A group of researchers from the Department of Electrical and Computer Engineering at the National University of Singapore (NUS), Singapore, led by Professor Aaron Voon-Yew Thean, Dean of the College of Design & Engineering at NUS, have developed a novel photonic neural network accelerator using a non-volatile Opto-Resistive RAM Switch to attain programmable nonlinear activation functions.

The innovative Opto-Resistive RAM Switch, a coupler, a Mach-Zehnder interferometer with phase shifters in both arms, and an electrical control unit make up the optical-electrical hybrid architecture of the photonic neural network accelerator.

The main accelerator component, the MoS2-based Opto-Resistive RAM Switch, was initially developed and refined to provide outstanding linearity between input optical power and switching voltage.

Additionally, the Opto-Resistive RAM Switch can be used due to its nonlinear switching, circumventing the constrained linear response in typical photonic components such as conventional photodetectors. For the first time, the photonic neural network also uses two-dimensional material.

The accelerator achieves superior programmability when combined with finely adjusted phase shifters and an electrical control unit. This allows it to be used to accurately represent various nonlinear activation functions, such as sigmoid, softplus, and clamped Rectified Linear Unit (ReLU). These play a crucial role in the acceleration of ANN.

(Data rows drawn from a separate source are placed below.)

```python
_I, _Z = C.c_int, C.c_size_t
SIGNATURES = {
    "sg_last_error": (C.c_char_p, []),
    "sg_version": (_I, []),
    "sg_device_count": (_I, []),
    "sg_selftest_wave_ops": (_I, [C.POINTER(C.c_int), vp]),
    "sg_selftest_list_insert": (_I, [C.POINTER(C.c_int), vp]),
    "sg_contract_ws_bytes": (_Z, [_I]),
    "sg_contract_point_edges": (_I, [vp, _I, vp, _I, _I, vp, _I, vp, vp, _Z, vp]),
    "sg_gather_members": (_I, [vp, vp, _I, vp, vp, vp, vp, vp, vp, vp, vp]),
    "sg_fps_ws_bytes": (_Z, [_I]),
    "sg_fps_sample": (_I, [vp, _I, _I, vp, vp, _I, _I, _I, _I, vp, vp, vp, _Z, vp]),
    "sg_mlp1_ws_bytes": (_Z, [_I]),
    "sg_mlp1_forward": (_I, [vp, _I, vp, vp, vp, vp, _I, vp, _Z, vp]),
    "sg_edge_distance": (_I, [vp, _I, _I, vp, _I, vp, vp]),
    "sg_group_max_rows": (_I, [vp, _I, _I, vp, vp, _I, vp, _I, vp]),
    "sg_segment_max": (_I, [vp, _I, _I, vp, vp, _I, _I, vp]),
    "sg_center_ws_bytes": (_Z, [_I, _I]),
    "sg_center_clusters": (_I, [vp, _I, vp, vp, _I, vp, vp, vp, _I, vp, vp, vp, vp, _Z, vp]),
    "sg_cluster_knn": (_I, [vp, _I, vp, vp, vp, vp, _I, _I, _I, vp, vp]),
    "sg_segment_boxes": (_I, [vp, vp, vp, _I, vp, vp]),
    "sg_cluster_knn_pruned": (_I, [vp, _I, vp, vp, vp, vp, _I, vp, vp, vp, vp, vp, vp, _I, _I, vp, vp]),
    "sg_segment_sort_ws_bytes": (_Z, [_I]),
    "sg_knn_operands": (_I, [vp, vp, vp, vp, _I, vp, vp, vp, vp, vp]),
    "sg_cluster_knn_sorted": (_I, [vp, vp, _I, vp, vp, vp, vp, _I, vp, vp, vp, vp, vp, vp, vp, vp, _I, _I, vp, vp]),
    "sg_segment_sort_boxes": (_I, [vp, _I, vp, vp, vp, _I, vp, _I, vp, vp, vp, vp, vp, _Z, vp]),
    "sg_layer_layout": (_I, [vp, _I, vp, vp, vp, _I, vp, vp, vp, vp, vp, vp, vp, vp, vp, vp, vp, vp, vp, vp, vp]),
    "sg_cluster_knn_sorted_w": (_I, [vp, vp, _I, vp, vp, vp, vp, _I, vp, vp, vp, vp, vp, vp, vp, vp, _I, _I, _I, vp, vp]),
    "sg_knn_seed_points": (_I, [vp, vp, _I, _I, vp, vp]),
    "sg_cluster_knn_seeded": (_I, [vp, vp, _I, vp, vp, vp, vp, _I, vp, vp, vp, vp, vp, vp, vp, vp, vp, vp, vp, vp, _I, _I, vp, vp]),
    "sg_knn_chunk_table": (_I, [vp, vp, vp, vp, vp, _I, vp, vp, vp]),
    "sg_cluster_knn_2pass": (_I, [vp, vp, _I, vp, vp, vp, vp, vp, _I, vp, vp, _I, _I, vp, vp]),
    "sg_nearest_point_ws_bytes": (_Z, [_I]),
    "sg_nearest_point": (_I, [vp, _I, vp, _I, _I, vp, vp, _Z, vp]),
    "sg_prep_sample_ws_bytes": (_Z, [_I, _I]),
    "sg_prep_sample_points": (_I, [vp, vp, _I, vp, _I, vp, vp, C.POINTER(C.c_int), vp, _Z, vp]),
    "sg_pointcloud_adjacency_ws_bytes": (_Z, [_I, _I]),
    "sg_pointcloud_adjacency": (_I, [vp, _I, _I, _I, vp, C.POINTER(C.c_int), vp, _Z, vp]),
    "sg_mesh_adjacency_ws_bytes": (_Z, [_I]),
    "sg_mesh_adjacency": (_I, [vp, _I, vp, _I, vp, C.POINTER(C.c_int), vp, C.POINTER(C.c_int), vp, _Z, vp]),
    "sg_segment_lists_ws_bytes": (_Z, [_I, _I]),
    "sg_segment_lists": (_I, [vp, _I, vp, _I, vp, vp, vp, C.POINTER(C.c_int), vp, _Z, vp]),
    "sg_write_seg_json": (_I, [C.c_char_p, vp, vp, _I, _I]),
    "sg_overseg_ws_bytes": (_Z, [_I, _I]),
    "sg_overseg_edges": (_I, [vp, _I, vp, _I, vp, vp, vp, vp, C.POINTER(C.c_int), vp, _Z, vp]),
    "sg_overseg_merge": (_I, [vp, vp, _I, _I, C.c_float, _I, vp]),
    "sg_overseg_scan": (_I, [vp, _I, vp, _I, C.c_float, _I, vp, vp, _Z, vp]),
    "sg_overseg_set_timing": (_I, [_I]),
    "sg_overseg_stage_times": (_I, [vp, _I]),
    "sg_overseg_stage_name": (C.c_char_p, [_I]),
    "sg_write_segs_json": (_I, [C.c_char_p, C.c_char_p, vp, _I, C.c_float, _I]),
    "sg_pointcloud_knn_ws_bytes": (_Z, [_I]),
    "sg_pointcloud_knn": (_I, [vp, _I, _I, _I, vp, vp, _Z, vp]),
    "sg_pointcloud_normals": (_I, [vp, _I, vp, _I, vp, vp, vp, _Z, vp]),
    "sg_pcseg_ws_bytes": (_Z, [_I, _I]),
    "sg_pcseg_edges": (_I, [vp, _I, _I, vp, vp, vp, vp, vp, C.POINTER(C.c_int), vp, _Z, vp]),
    "sg_pcseg_scan": (_I, [vp, _I, _I, vp, C.c_float, _I, vp, vp, _Z, vp]),
    "sg_pcseg_set_timing": (_I, [_I]),
    "sg_pcseg_stage_times": (_I, [vp, _I]),
    "sg_pcseg_stage_name": (C.c_char_p, [_I]),
    "sg_cloud_thin_ws_bytes": (_Z, [_I]),
    "sg_cloud_thin": (_I, [vp, _I, _I, C.c_float, vp, vp, C.POINTER(C.c_int), vp, vp, _Z, vp]),
    "sg_cloud_thin_set_timing": (_I, [_I]),
    "sg_cloud_thin_stage_times": (_I, [vp, _I]),
    "sg_cloud_thin_stage_name": (C.c_char_p, [_I]),
    "sg_pointcloud_knn_grid_ws_bytes": (_Z, [_I, _I]),
    "sg_pointcloud_knn_grid": (_I, [vp, _I, _I, _I, C.c_float, vp, vp, _Z, vp]),
    "sg_pointcloud_knn_grid_set_timing": (_I, [_I]),
    "sg_pointcloud_knn_grid_stage_times": (_I, [vp, _I]),
    "sg_pointcloud_knn_grid_stage_name": (C.c_char_p, [_I]),
    "sg_pointcloud_knn_grid_stats": (_I, [vp, _I]),
    "sg_pointcloud_knn_grid_set_tuning": (_I, [_I, _I]),
    "sg_pcseg_ws_bytes_indexed": (_Z, [_I, _I, _I]),
    "sg_pcseg_edges_indexed": (_I, [vp, _I, _I, vp, _I, C.c_float, vp, vp, vp, vp, C.POINTER(C.c_int), vp, _Z, vp]),
    "sg_pcseg_scan_indexed": (_I, [vp, _I, _I, vp, _I, C.c_float, C.c_float, _I, vp, vp, _Z, vp]),
    "sg_nearest_point_grid_ws_bytes": (_Z, [_I, _I]),
    "sg_nearest_point_grid": (_I, [vp, _I, _I, vp, _I, _I, C.c_float, vp, vp, vp, _Z, vp]),
    "sg_nearest_point_grid_set_timing": (_I, [_I]),
    "sg_nearest_point_grid_stage_times": (_I, [vp, _I]),
    "sg_nearest_point_grid_stage_name": (C.c_char_p, [_I]),
    "sg_nearest_point_grid_stats": (_I, [vp, _I]),
    "sg_nearest_point_grid_set_tuning": (_I, [_I, _I]),
    "sg_cloud_knn_cross_grid_ws_bytes": (_Z, [_I, _I, _I]),
    "sg_cloud_knn_cross_grid": (_I, [vp, _I, _I, vp, _I, _I, _I, C.c_float, vp, vp, vp, _Z, vp]),
    "sg_cloud_knn_cross_grid_set_timing": (_I, [_I]),
    "sg_cloud_knn_cross_grid_stage_times": (_I, [vp, _I]),
    "sg_cloud_knn_cross_grid_stage_name": (C.c_char_p, [_I]),
    "sg_cloud_knn_cross_grid_stats": (_I, [vp, _I]),
    "sg_cloud_knn_cross_grid_set_tuning": (_I, [_I, _I]),
    "sg_knn_vote": (_I, [vp, _I, _I, vp, _I, vp, vp, vp, vp, vp]),
    "sg_rigid_apply": (_I, [vp, _I, _I, vp, vp, vp]),
    "sg_align_moments_ws_bytes": (_Z, [_I]),
    "sg_align_moments": (_I, [vp, _I, _I, vp, _I, _I, vp, vp, C.c_float, vp, vp, vp, vp, _Z, vp]),
    "sg_align_solve": (_I, [vp, vp, vp, vp]),
    "sg_align_plane_moments_ws_bytes": (_Z, [_I]),
    "sg_align_plane_moments": (_I, [vp, _I, _I, vp, vp, _I, _I, vp, _I, vp, vp, C.c_float, vp, vp, vp, _Z, vp]),
    "sg_align_plane_solve": (_I, [vp, vp, C.c_double, vp, vp, vp]),
    "sg_fpfh_ws_bytes": (_Z, [_I]),
    "sg_fpfh": (_I, [vp, _I, _I, vp, vp, vp, vp, vp, vp, _Z, vp]),
    "sg_feature_nearest": (_I, [vp, _I, vp, _I, _I, vp, vp, vp]),
    "sg_ransac_ws_bytes": (_Z, [_I, _I]),
    "sg_ransac_count": (_I, [vp, _I, _I, vp, _I, _I, vp, vp, _I, _I, C.c_uint64, vp, C.c_double, C.c_double, C.c_double, vp, C.POINTER(C.c_int),
                             vp, _Z, vp]),
    "sg_ransac_set_tuning": (_I, [_I]),
    "sg_ransac_set_timing": (_I, [_I]),
    "sg_ransac_stage_times": (_I, [vp, _I]),
    "sg_ransac_stage_name": (C.c_char_p, [_I]),
    "sg_triangle_pose": (_I, [vp, vp, vp]),
    "sg_plane_ransac_ws_bytes": (_Z, [_I, _I, _I]),
    "sg_plane_ransac": (_I, [vp, _I, _I, vp, vp, C.c_double, _I, C.c_uint64, vp, C.c_double, C.c_double, C.c_double, vp, vp, C.POINTER(C.c_int),
                             C.POINTER(C.c_int), vp, _Z, vp]),
    "sg_plane_moments_ws_bytes": (_Z, [_I]),
    "sg_plane_moments": (_I, [vp, _I, _I, vp, vp, C.c_double, vp, C.c_double, vp, vp, vp, _Z, vp]),
    "sg_plane_fit": (_I, [vp, vp, vp, vp, vp]),
    "sg_plane_assign_ws_bytes": (_Z, [_I]),
    "sg_plane_assign": (_I, [vp, _I, _I, vp, C.c_double, vp, C.c_double, _I, vp, C.POINTER(C.c_int), vp, _Z, vp]),
    "sg_plane_set_tuning": (_I, [_I]),
    "sg_plane_set_timing": (_I, [_I]),
    "sg_plane_stage_times": (_I, [vp, _I]),
    "sg_plane_stage_name": (C.c_char_p, [_I]),
    "sg_label_index_ws_bytes": (_Z, [_I]),
    "sg_label_index": (_I, [vp, _I, vp, vp, vp, C.POINTER(C.c_int), C.POINTER(C.c_int), vp, _Z, vp]),
    "sg_label_moments_ws_bytes": (_Z, [_I, _I]),
    "sg_label_moments": (_I, [vp, _I, _I, vp, vp, _I, vp, vp, vp, vp, _Z, vp]),
    "sg_label_yaw_boxes_ws_bytes": (_Z, [_I, _I, _I]),
    "sg_label_yaw_boxes": (_I, [vp, _I, _I, vp, vp, _I, vp, _I, vp, vp, vp, vp, _Z, vp]),
    "sg_label_frame_extents_ws_bytes": (_Z, [_I, _I]),
    "sg_label_frame_extents": (_I, [vp, _I, _I, vp, vp, _I, vp, vp, vp, _Z, vp]),
    "sg_box_axes": (_I, [vp, vp, vp]),
    "sg_label_set_timing": (_I, [_I]),
    "sg_label_stage_times": (_I, [vp, _I]),
    "sg_label_stage_name": (C.c_char_p, [_I]),
    "sg_box_iou_ws_bytes": (_Z, [_I, _I, _I]),
    "sg_box_iou": (_I, [vp, _I, vp, _I, vp, vp, _I, vp, C.c_longlong, vp, _Z, vp]),
    "sg_box_best_ws_bytes": (_Z, [_I, _I, _I]),
    "sg_box_best": (_I, [vp, _I, vp, _I, vp, vp, vp, vp, _I, vp, vp, vp, _Z, vp]),
    "sg_box_nms_ws_bytes": (_Z, [_I, _I, C.c_longlong]),
    "sg_box_nms": (_I, [vp, vp, vp, _I, vp, _I, C.c_double, vp, vp, vp, C.c_longlong, vp, _Z, vp]),
    "sg_points_in_boxes_ws_bytes": (_Z, [_I, _I, _I]),
    "sg_points_in_boxes": (_I, [vp, _I, _I, vp, _I, vp, vp, _I, C.c_double, vp, vp, vp, vp, vp, _Z, vp]),
    "sg_components_ws_bytes": (_Z, [_I]),
    "sg_components_edges": (_I, [vp, C.c_longlong, _I, vp, vp, vp, C.POINTER(C.c_int), vp, _Z, vp]),
    "sg_components_faces": (_I, [vp, _I, _I, vp, vp, vp, C.POINTER(C.c_int), vp, _Z, vp]),
    "sg_components_knn": (_I, [vp, _I, vp, _I, _I, C.c_float, vp, vp, vp, C.POINTER(C.c_int), vp, _Z, vp]),
    "sg_components_set_timing": (_I, [_I]),
    "sg_components_stage_times": (_I, [vp, _I]),
    "sg_components_stage_name": (C.c_char_p, [_I]),
    "sg_radius_grid_ws_bytes": (_Z, [_I]),
    "sg_radius_count_grid": (_I, [vp, _I, _I, C.c_float, C.c_float, vp, vp, _Z, vp]),
    "sg_components_radius": (_I, [vp, _I, _I, C.c_float, C.c_float, vp, vp, vp, C.POINTER(C.c_int), vp, _Z, vp]),
    "sg_radius_grid_set_timing": (_I, [_I]),
    "sg_radius_grid_stage_times": (_I, [vp, _I]),
    "sg_radius_grid_stage_name": (C.c_char_p, [_I]),
    "sg_radius_grid_stats": (_I, [vp, _I]),
    "sg_radius_neighbours_ws_bytes": (_Z, [_I, C.c_int64]),
    "sg_radius_neighbours_grid": (_I, [vp, _I, _I, C.c_float, C.c_float, C.c_int64, vp, vp, C.POINTER(C.c_int64), vp, _Z, vp]),
    "sg_pointcloud_normals_csr": (_I, [vp, _I, vp, vp, vp, vp, vp, _Z, vp]),
    "sg_pcseg_ws_bytes_radius": (_Z, [_I, C.c_int64]),
    "sg_pcseg_edges_radius": (_I, [vp, _I, C.c_float, C.c_float, C.c_int64, vp, vp, vp, vp, vp, vp, C.POINTER(C.c_int), C.POINTER(C.c_int64),
                                   vp, _Z, vp]),
    "sg_pcseg_scan_radius": (_I, [vp, _I, C.c_float, C.c_float, C.c_int64, vp, C.c_float, _I, vp, C.POINTER(C.c_int64), vp, _Z, vp]),
    "sg_pcseg_radius_set_timing": (_I, [_I]),
    "sg_pcseg_radius_stage_times": (_I, [vp, _I]),
    "sg_pcseg_radius_stage_name": (C.c_char_p, [_I]),
    "sg_segment_vote_ws_bytes": (_Z, [_I]),
    "sg_segment_rank": (_I, [vp, _I, vp, vp, vp, C.POINTER(C.c_int), vp, _Z, vp]),
    "sg_segment_vote": (_I, [vp, vp, _I, _I] + [vp] * 9 + [C.POINTER(C.c_int), vp, _Z, vp]),
# ... 264 lines not shown
```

On an MNIST handwritten digit recognition task, the accelerator has been successfully demonstrated in an in-situ, full photonic neural network. Comparing the newly built accelerator to other advanced designs, the team achieved a significant accuracy of 91.6%, drastically lowered average power consumption by up to 20 times, and reduced the hardware footprint by nearly 40%.

The reported architecture offers new pathways for developing in-situ photonic neural networks for future edge AI, smart cities, automated driving, and supercomputer due to its extremely high efficiency and computing density.

There is a search for more efficient optoelectronic devices to enable photonic neuromorphic computing. The key components are non-volatile analog switch and thresholding device. Here is a perfect proposal of devices with novel materials that can enable them.

Aaron Voon-Yew Thean, Dean, College of Design & Engineering, National University of Singapore

Zefeng Xu, a graduate student at NUS and a member of Professor Thean’s lab who is concurrently pursuing a Ph.D. and an MBA, is the study’s first author.

Photonics could revolutionize artificial intelligence and motivate a huge emerging market.

Zefeng Xu, Study First Author and Graduate Student, National University of Singapore

Journal Reference

Xu, Z., et al. (2022) Reconfigurable nonlinear photonic activation function for photonic neural network based on non-volatile opto-resistive RAM switch. Light Science & Applications. doi:10.1038/s41377-022-00976-5.